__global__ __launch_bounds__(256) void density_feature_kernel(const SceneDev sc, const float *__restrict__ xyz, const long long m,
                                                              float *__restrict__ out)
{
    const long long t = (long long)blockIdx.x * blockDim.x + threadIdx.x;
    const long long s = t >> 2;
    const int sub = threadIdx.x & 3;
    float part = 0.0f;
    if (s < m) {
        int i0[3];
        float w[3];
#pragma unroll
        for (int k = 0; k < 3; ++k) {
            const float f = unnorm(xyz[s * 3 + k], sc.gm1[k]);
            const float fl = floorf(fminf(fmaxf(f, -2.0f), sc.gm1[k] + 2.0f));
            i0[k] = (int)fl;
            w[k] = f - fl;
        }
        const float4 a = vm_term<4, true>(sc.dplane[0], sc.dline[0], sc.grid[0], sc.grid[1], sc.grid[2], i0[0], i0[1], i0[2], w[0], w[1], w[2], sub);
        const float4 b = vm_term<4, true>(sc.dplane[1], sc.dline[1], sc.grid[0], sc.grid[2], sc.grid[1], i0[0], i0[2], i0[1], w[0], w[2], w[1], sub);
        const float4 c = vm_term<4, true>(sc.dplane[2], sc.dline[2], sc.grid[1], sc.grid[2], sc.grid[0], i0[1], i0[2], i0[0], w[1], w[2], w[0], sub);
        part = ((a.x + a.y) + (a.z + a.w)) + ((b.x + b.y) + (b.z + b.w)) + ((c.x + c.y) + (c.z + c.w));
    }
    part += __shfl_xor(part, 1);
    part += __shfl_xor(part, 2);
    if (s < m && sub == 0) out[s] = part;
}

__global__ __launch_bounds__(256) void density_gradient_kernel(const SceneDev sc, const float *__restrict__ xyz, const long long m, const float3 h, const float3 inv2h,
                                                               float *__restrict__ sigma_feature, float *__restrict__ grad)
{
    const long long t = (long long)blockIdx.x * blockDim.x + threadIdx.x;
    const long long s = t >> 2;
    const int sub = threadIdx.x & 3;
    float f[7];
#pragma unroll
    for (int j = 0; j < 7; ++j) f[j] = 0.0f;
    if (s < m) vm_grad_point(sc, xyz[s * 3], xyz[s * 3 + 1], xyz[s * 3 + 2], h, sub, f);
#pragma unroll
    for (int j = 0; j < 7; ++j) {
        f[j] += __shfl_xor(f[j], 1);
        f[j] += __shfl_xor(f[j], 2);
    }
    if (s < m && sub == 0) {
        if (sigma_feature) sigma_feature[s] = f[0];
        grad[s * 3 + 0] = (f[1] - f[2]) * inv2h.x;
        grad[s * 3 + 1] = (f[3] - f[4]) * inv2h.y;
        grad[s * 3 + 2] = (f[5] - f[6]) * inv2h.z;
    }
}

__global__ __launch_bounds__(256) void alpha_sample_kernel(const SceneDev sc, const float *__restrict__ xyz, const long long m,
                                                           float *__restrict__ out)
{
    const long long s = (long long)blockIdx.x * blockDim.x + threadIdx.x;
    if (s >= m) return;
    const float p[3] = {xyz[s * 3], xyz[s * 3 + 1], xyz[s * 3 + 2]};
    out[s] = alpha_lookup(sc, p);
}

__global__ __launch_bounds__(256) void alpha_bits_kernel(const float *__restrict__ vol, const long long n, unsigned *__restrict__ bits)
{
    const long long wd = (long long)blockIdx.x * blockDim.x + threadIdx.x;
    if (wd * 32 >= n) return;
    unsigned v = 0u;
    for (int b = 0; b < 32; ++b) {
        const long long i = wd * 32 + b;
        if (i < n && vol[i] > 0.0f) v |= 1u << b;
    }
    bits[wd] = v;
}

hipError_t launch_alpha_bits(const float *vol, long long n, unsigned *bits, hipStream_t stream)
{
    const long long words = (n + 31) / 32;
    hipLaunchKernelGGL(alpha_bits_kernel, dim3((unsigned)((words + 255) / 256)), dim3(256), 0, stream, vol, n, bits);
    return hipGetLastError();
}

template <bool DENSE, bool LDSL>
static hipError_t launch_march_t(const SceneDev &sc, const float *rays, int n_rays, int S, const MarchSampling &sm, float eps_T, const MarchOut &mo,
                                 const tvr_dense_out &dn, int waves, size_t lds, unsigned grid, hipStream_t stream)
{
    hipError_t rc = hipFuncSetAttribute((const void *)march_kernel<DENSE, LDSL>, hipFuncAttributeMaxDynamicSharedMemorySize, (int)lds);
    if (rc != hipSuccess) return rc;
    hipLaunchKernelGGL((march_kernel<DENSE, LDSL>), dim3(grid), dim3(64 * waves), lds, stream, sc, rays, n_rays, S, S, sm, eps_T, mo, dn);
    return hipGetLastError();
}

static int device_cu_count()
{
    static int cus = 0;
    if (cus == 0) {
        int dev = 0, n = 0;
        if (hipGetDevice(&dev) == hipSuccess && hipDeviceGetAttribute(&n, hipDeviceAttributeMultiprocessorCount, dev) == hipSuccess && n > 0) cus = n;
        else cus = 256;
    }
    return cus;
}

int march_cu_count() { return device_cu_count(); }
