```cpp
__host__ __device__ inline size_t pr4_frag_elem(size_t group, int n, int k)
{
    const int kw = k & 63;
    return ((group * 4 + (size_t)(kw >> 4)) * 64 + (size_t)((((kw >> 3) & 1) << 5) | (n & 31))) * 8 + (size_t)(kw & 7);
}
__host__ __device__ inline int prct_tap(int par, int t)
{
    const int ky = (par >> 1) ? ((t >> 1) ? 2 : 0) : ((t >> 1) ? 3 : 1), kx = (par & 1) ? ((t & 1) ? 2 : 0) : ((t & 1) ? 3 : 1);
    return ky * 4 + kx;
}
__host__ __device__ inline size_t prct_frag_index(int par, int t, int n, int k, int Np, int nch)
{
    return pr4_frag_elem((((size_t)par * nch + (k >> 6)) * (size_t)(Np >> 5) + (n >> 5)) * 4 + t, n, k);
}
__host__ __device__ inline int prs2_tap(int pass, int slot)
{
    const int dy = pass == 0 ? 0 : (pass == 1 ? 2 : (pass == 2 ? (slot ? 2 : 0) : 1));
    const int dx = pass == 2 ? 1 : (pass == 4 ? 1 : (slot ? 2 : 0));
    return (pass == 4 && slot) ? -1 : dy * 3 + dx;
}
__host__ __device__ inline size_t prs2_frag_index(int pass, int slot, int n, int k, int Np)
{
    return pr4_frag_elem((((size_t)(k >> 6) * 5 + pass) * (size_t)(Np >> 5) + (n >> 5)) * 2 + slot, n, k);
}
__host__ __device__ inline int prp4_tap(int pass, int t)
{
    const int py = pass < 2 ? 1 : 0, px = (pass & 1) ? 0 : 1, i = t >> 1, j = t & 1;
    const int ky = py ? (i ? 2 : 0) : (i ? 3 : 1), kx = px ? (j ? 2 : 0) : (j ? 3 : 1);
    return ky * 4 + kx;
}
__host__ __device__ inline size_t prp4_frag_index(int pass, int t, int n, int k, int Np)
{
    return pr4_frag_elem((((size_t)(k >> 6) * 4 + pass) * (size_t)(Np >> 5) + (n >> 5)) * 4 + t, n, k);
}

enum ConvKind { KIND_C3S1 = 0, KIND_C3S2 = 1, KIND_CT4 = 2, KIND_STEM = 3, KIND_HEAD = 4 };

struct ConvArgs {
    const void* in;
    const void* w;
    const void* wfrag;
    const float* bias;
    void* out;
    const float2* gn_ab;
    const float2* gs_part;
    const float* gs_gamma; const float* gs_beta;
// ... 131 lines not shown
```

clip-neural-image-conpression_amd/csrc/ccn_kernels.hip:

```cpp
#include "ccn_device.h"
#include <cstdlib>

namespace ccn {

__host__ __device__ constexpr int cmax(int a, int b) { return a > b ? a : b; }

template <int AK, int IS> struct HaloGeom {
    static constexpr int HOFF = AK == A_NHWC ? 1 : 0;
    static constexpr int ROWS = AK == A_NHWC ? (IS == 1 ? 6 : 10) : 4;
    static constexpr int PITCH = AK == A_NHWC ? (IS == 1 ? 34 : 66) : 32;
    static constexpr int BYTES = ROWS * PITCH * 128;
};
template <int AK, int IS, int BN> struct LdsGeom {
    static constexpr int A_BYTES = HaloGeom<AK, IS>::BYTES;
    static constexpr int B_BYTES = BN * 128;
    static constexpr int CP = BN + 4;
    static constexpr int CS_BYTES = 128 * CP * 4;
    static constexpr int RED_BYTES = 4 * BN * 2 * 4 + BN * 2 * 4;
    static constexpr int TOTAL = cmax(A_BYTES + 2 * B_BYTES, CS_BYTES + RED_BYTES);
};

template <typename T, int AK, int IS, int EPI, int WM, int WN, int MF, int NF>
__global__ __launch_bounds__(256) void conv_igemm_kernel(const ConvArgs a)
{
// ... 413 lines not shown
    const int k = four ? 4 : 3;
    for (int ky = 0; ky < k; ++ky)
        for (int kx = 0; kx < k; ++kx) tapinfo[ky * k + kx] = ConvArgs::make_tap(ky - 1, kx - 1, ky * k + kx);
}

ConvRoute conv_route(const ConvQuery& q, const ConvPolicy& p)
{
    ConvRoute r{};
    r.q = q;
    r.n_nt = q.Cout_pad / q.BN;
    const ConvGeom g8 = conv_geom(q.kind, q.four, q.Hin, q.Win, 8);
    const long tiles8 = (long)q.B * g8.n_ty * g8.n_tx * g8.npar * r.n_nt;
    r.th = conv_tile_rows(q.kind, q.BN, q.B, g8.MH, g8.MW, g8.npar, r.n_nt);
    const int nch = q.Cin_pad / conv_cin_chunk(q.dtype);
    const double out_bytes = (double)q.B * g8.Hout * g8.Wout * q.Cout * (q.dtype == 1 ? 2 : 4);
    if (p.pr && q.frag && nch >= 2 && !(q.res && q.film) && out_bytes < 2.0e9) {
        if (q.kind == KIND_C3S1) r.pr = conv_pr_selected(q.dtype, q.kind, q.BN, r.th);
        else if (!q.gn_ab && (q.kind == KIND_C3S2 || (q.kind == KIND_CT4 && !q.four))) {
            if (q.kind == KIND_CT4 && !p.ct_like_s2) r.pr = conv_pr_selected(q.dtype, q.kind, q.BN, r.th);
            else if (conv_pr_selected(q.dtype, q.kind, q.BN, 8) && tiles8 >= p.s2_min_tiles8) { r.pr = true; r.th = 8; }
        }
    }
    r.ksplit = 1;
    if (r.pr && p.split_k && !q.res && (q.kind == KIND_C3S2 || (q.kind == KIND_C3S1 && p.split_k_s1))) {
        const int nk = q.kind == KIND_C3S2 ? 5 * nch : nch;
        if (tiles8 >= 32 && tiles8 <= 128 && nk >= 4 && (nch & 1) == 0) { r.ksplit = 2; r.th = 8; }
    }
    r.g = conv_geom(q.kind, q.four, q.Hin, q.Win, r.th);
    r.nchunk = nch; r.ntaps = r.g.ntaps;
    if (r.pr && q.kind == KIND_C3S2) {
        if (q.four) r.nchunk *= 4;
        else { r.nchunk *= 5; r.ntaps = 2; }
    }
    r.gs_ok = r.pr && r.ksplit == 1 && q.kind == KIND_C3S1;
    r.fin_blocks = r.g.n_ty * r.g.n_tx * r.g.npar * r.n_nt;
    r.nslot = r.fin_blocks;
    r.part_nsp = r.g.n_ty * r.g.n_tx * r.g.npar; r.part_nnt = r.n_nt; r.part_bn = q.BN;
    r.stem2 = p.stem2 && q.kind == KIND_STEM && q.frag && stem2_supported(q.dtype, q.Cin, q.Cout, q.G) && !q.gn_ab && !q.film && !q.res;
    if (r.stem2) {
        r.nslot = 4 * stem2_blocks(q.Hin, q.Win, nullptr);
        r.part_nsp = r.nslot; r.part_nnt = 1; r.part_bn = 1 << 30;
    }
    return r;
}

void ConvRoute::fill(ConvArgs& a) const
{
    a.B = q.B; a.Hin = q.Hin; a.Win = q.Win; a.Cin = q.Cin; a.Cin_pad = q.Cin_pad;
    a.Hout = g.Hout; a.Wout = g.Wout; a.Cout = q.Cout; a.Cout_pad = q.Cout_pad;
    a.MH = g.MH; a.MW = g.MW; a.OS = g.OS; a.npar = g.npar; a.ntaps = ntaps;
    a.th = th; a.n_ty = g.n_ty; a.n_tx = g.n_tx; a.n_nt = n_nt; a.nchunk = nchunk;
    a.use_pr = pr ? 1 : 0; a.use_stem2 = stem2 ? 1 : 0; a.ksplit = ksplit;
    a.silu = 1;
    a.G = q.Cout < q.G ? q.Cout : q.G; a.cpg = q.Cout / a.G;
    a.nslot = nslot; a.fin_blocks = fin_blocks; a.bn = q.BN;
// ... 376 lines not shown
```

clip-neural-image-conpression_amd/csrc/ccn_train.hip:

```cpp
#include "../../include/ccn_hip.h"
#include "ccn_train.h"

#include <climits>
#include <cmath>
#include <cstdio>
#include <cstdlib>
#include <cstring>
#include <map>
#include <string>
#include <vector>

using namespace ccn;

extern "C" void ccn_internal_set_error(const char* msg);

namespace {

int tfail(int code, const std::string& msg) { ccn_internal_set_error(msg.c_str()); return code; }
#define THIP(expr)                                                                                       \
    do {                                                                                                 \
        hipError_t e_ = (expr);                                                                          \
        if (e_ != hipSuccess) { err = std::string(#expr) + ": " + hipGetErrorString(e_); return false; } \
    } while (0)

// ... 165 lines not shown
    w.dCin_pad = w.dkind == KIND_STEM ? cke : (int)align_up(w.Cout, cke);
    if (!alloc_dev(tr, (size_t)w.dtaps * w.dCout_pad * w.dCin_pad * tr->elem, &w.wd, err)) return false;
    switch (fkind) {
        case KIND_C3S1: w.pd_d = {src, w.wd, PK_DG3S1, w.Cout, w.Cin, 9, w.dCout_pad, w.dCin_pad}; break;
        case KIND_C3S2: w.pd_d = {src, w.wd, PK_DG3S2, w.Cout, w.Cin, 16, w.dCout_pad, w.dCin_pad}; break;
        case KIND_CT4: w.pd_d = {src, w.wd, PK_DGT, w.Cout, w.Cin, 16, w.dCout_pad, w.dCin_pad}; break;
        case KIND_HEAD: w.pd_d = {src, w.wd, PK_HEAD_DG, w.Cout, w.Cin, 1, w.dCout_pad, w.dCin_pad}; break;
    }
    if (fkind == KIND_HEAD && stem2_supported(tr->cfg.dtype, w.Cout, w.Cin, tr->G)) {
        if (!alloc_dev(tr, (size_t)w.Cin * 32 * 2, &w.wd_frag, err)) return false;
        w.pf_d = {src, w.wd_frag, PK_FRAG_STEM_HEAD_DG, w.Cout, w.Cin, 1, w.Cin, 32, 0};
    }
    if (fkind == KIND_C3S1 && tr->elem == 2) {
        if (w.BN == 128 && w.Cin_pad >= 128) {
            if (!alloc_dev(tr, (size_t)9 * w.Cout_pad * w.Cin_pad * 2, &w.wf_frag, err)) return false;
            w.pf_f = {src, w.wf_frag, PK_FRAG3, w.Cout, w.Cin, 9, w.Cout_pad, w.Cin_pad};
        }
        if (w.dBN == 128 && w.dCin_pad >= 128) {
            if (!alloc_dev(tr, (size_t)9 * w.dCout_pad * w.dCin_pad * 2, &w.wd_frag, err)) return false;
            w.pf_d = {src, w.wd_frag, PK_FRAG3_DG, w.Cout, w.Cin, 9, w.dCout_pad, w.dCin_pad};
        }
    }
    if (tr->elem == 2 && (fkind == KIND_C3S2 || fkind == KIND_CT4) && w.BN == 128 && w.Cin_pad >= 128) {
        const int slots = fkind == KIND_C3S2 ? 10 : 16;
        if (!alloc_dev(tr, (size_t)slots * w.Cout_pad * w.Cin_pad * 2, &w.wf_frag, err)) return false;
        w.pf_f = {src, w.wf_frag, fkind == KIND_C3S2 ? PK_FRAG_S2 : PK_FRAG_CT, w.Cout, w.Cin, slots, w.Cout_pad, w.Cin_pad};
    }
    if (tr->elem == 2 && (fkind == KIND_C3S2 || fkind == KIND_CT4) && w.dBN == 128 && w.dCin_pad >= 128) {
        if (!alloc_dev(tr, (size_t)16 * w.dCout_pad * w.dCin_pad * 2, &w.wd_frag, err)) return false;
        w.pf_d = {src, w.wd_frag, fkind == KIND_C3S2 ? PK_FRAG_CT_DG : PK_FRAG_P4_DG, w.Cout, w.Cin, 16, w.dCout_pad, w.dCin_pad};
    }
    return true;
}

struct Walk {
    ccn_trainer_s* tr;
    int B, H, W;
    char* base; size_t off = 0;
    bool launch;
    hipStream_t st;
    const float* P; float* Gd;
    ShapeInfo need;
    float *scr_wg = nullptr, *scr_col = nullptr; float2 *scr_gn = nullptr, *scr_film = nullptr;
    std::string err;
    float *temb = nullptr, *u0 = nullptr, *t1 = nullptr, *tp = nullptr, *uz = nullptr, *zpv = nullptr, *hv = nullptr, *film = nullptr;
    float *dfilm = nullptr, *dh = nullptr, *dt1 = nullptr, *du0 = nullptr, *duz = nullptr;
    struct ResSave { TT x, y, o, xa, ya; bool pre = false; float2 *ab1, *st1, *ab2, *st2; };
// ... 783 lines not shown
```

.....

From the listing above, copy every line that includes the word "cmax".

__host__ __device__ constexpr int cmax(int a, int b) { return a > b ? a : b; }
    static constexpr int TOTAL = cmax(A_BYTES + 2 * B_BYTES, CS_BYTES + RED_BYTES);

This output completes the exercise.